§ **Records to use**
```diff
@@ -1816,6 +1940,42 @@
             return on;
         }
 
+#ifndef SEALHIP_SRC_P1T_MIN_WGS
+#define SEALHIP_SRC_P1T_MIN_WGS 512
+#endif
+        inline bool src_resident(unsigned tiles, unsigned nouter, const CompRun &r)
+        {
+            static const char *order_env = std::getenv("SEALHIP_TAIL_P1_ORDER");
+            static const char *min_env = shl_ab_getenv("SEALHIP_TAIL_P1_MIN_WGS");
+            static const bool trace = shl_ab_getenv("SEALHIP_TAIL_P1_TRACE") != nullptr;
+            static const size_t min_wgs = min_env ? (size_t)std::atol(min_env) : (size_t)SEALHIP_SRC_P1T_MIN_WGS;
+            bool yes = false;
+            if (r.cls != 0 && r.cls != 1)
+                yes = false;
+            else if (order_env && (order_env[0] == '0' || order_env[0] == '1'))
+                yes = order_env[0] == '1';
+            else
+                yes = r.nc > 1 && (size_t)tiles * nouter >= min_wgs;
+            if (trace)
+                std::fprintf(stderr, "[tail] pass 1 %s (%u tiles x %u items, %u targets of class %d)\n", yes ? "source-resident" : "target-resident",
+                             tiles, nouter, r.nc, r.cls);
+            return yes;
+        }
+        template <int D1, bool TWO>
+        hipError_t launch_src_p1t(const Tail2Args &g, const CompRun &r, unsigned nouter, hipStream_t st)
+        {
+            typedef Geo<D1> G;
+            const size_t l1 = G::rA > 0 ? G::lds1_words * 8 : 8;
+            const dim3 grid(G::TILES * nouter);
+            if (r.cls == 1 && TWO && !(g.x.src2_q >> 52))
+                hipLaunchKernelGGL((ntt2_src_p1t<D1, 1, TWO, TWO>), grid, dim3(kThreads), l1, st, g, r.nc);
+            else if (r.cls == 1)
+                hipLaunchKernelGGL((ntt2_src_p1t<D1, 1, TWO>), grid, dim3(kThreads), l1, st, g, r.nc);
+            else
+                hipLaunchKernelGGL((ntt2_src_p1t<D1, 0, TWO>), grid, dim3(kThreads), l1, st, g, r.nc);
+            return hipGetLastError();
+        }
+
         template <int D1>
         hipError_t launch_fwd(const FwdArgs &a, unsigned nouter, hipStream_t s)
         {
@@ -1904,7 +2064,13 @@
                         return hipGetLastError();
                     }
                 }
-                if (r.cls == 1)
+                if (a.src && (a.src_mode == 2 || a.src_mode == 3) && a.src_ncomp == 1 && src_resident(G::TILES, nouter, r))
+                {
+                    hipError_t e1 = launch_src_p1t<D1, false>(Tail2Args{ g, NttTail2{} }, r, nouter, st);
+                    if (e1 != hipSuccess)
+                        return e1;
+                }
+                else if (r.cls == 1)
                     hipLaunchKernelGGL((ntt2_fwd_p1<D1, 1>), grid, dim3(kThreads), l1, st, g);
                 else if (r.cls == 0)
                     hipLaunchKernelGGL((ntt2_fwd_p1<D1, 0>), grid, dim3(kThreads), l1, st, g);
@@ -1946,7 +2112,13 @@
                 Tail2Args g = a;
                 g.f.comp0 = r.c0;
                 dim3 grid(G::TILES, r.nc, chunks);
-                if (r.cls == 1)
+                if (src_resident(G::TILES, nouter, r))
+                {
+                    hipError_t e1 = launch_src_p1t<D1, true>(g, r, nouter, st);
+                    if (e1 != hipSuccess)
+                        return e1;
+                }
+                else if (r.cls == 1)
                     hipLaunchKernelGGL((ntt2_tail2_p1<D1, 1>), grid, dim3(kThreads), l1, st, g);
                 else if (r.cls == 0)
                     hipLaunchKernelGGL((ntt2_tail2_p1<D1, 0>), grid, dim3(kThreads), l1, st, g);
```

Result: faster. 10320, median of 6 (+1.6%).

§ **Assignment**
Every line of the entries that includes "hipGetLastError" must be copied into the answer.

§ **Written answer**
+            return hipGetLastError();
                         return hipGetLastError();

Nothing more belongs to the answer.